■ WORK REQUEST:
Across the data below, in how many lines does the word "atoi" appear? Give only the number.

[Saved data entries]
+++++

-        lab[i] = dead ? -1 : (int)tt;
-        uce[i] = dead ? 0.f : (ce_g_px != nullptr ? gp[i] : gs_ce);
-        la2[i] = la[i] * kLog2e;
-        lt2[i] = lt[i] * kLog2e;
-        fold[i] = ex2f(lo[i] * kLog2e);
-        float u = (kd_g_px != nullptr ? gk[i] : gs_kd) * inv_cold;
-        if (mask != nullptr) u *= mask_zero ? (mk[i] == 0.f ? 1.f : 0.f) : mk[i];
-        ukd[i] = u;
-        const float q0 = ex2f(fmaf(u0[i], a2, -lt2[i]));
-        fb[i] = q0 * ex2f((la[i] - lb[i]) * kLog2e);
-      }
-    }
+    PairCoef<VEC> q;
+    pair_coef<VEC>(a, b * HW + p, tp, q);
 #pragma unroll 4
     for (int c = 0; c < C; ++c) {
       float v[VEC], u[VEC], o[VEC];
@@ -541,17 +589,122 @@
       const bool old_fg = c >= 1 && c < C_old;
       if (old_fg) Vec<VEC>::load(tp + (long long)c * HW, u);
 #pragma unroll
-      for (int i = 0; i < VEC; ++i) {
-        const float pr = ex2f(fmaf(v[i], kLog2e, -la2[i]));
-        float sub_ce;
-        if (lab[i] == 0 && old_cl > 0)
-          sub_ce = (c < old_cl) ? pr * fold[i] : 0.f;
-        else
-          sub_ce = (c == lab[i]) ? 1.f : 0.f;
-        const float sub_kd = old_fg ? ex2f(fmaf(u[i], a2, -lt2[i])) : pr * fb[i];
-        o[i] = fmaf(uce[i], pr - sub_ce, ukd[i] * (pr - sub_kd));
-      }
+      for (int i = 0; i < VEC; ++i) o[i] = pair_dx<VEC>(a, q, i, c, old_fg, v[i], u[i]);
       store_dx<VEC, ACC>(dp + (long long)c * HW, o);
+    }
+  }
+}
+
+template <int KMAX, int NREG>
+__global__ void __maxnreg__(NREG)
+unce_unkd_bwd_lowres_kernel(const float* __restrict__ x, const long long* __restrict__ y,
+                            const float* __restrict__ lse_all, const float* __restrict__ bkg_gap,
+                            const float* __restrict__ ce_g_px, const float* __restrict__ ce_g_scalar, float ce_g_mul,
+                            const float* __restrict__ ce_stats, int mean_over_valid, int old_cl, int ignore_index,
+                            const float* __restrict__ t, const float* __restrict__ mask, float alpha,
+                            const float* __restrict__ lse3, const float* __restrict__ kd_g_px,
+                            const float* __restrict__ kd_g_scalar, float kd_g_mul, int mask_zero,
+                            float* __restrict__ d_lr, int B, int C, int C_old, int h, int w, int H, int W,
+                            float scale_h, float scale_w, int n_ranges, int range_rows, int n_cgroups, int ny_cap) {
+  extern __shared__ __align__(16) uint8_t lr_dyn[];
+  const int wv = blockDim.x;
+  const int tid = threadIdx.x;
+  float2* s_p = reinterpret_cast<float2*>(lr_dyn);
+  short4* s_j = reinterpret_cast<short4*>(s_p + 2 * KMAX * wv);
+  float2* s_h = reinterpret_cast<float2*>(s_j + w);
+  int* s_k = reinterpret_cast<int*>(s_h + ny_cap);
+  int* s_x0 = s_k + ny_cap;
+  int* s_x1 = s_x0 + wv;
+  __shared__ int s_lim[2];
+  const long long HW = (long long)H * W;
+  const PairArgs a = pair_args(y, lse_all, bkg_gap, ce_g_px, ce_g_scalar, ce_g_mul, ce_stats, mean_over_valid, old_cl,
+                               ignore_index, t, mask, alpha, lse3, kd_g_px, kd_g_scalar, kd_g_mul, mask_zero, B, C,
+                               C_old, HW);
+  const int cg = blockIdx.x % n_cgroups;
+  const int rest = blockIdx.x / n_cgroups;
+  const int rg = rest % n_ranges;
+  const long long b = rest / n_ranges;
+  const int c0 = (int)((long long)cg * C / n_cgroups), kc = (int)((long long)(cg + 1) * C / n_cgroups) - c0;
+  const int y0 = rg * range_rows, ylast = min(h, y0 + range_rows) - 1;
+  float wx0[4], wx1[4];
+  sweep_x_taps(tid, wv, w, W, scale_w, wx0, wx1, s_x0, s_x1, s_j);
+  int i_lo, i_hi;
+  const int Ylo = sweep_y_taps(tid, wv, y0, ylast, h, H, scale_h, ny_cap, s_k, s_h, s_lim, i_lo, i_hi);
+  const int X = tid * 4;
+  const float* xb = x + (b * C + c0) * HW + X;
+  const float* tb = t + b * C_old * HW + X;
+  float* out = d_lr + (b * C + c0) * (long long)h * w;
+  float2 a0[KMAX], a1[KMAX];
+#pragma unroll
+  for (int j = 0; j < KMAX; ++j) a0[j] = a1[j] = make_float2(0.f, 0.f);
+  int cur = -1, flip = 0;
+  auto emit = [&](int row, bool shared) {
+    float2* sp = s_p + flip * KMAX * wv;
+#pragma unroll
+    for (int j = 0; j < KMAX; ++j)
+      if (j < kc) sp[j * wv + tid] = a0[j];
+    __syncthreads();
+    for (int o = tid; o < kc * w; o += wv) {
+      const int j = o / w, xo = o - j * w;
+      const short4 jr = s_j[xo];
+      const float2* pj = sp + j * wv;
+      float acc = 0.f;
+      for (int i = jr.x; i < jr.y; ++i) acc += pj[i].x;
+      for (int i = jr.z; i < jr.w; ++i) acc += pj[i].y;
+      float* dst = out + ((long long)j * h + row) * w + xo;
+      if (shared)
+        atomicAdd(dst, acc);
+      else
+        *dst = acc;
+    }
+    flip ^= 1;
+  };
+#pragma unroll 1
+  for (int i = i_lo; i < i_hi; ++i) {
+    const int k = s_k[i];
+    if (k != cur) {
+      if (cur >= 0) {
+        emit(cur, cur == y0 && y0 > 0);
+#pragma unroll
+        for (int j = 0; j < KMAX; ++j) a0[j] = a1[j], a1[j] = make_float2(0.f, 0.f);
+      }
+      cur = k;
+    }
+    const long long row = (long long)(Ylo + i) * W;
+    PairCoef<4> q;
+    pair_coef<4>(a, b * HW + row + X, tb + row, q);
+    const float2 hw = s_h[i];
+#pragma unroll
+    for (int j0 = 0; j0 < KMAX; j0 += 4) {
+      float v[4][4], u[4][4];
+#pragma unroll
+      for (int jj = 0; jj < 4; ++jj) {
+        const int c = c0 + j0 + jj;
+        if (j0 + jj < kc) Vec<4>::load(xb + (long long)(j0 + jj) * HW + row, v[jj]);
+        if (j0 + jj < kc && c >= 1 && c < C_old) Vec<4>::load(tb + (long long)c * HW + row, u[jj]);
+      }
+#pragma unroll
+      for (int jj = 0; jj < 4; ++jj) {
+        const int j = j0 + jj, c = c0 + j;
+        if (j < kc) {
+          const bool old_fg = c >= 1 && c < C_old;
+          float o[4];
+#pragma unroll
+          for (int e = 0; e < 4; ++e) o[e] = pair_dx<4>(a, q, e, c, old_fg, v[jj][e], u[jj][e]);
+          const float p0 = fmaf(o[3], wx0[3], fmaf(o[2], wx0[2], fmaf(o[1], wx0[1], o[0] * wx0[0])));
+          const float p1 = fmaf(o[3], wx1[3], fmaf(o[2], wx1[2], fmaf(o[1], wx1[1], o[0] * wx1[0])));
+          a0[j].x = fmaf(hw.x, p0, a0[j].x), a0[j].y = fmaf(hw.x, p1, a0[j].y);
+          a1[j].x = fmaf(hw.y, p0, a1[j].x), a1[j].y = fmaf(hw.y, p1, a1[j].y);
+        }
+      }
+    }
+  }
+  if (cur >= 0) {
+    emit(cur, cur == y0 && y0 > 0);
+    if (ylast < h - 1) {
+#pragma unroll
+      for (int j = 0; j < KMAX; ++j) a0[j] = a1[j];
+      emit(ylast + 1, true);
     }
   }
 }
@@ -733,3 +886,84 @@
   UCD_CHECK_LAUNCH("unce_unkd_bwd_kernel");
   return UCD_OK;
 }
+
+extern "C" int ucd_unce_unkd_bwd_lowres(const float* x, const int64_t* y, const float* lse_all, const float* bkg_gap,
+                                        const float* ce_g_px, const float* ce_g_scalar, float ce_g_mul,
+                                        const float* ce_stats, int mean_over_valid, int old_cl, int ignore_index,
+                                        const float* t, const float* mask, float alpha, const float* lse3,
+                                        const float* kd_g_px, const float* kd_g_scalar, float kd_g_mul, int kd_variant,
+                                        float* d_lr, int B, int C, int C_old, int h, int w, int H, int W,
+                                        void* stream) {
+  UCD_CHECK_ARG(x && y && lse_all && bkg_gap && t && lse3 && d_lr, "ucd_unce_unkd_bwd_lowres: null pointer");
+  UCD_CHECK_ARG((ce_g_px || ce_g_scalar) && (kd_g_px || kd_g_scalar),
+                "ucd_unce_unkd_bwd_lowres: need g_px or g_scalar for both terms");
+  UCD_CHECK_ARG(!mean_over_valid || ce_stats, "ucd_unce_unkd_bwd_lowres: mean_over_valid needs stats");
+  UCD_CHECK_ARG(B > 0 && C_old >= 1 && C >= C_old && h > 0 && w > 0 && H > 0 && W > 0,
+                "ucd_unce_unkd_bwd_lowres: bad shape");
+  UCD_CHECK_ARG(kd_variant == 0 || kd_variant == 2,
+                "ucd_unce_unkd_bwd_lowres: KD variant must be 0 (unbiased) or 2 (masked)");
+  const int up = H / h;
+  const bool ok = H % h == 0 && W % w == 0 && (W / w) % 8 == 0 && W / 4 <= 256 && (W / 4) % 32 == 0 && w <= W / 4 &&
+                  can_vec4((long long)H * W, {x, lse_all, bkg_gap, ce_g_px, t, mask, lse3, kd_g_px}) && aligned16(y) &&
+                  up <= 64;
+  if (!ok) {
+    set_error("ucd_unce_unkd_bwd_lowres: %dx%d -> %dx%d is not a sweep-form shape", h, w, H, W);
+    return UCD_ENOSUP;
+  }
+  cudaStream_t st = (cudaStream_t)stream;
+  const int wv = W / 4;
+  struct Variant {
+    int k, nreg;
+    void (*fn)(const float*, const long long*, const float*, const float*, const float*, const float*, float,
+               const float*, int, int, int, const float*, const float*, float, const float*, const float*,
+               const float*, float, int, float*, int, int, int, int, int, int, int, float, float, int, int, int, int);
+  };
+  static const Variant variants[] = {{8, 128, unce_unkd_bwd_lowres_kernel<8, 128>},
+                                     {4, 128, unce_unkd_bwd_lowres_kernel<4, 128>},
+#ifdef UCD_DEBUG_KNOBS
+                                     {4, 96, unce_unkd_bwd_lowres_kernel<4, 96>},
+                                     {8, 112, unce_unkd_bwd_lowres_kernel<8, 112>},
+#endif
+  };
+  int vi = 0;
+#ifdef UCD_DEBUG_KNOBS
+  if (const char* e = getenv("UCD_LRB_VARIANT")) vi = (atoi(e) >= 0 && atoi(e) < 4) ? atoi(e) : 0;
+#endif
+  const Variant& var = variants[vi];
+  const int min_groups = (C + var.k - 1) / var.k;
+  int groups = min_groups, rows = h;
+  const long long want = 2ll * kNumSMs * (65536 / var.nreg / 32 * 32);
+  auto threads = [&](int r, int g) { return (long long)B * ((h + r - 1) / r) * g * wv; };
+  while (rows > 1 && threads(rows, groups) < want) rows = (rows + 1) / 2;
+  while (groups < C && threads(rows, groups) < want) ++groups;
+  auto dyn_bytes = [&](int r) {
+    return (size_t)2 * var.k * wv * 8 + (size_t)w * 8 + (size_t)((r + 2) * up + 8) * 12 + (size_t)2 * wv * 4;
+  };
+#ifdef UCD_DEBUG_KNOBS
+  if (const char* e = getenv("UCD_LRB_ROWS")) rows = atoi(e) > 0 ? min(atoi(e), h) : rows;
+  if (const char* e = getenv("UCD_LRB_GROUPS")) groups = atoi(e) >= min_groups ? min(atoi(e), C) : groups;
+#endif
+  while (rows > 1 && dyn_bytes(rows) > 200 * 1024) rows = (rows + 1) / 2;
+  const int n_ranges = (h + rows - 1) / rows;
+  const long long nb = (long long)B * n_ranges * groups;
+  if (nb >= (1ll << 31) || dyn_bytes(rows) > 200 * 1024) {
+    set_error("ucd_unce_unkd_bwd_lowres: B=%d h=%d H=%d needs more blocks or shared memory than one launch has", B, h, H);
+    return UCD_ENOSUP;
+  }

+++++

■ SOLUTION TO THE PROBLEM:
3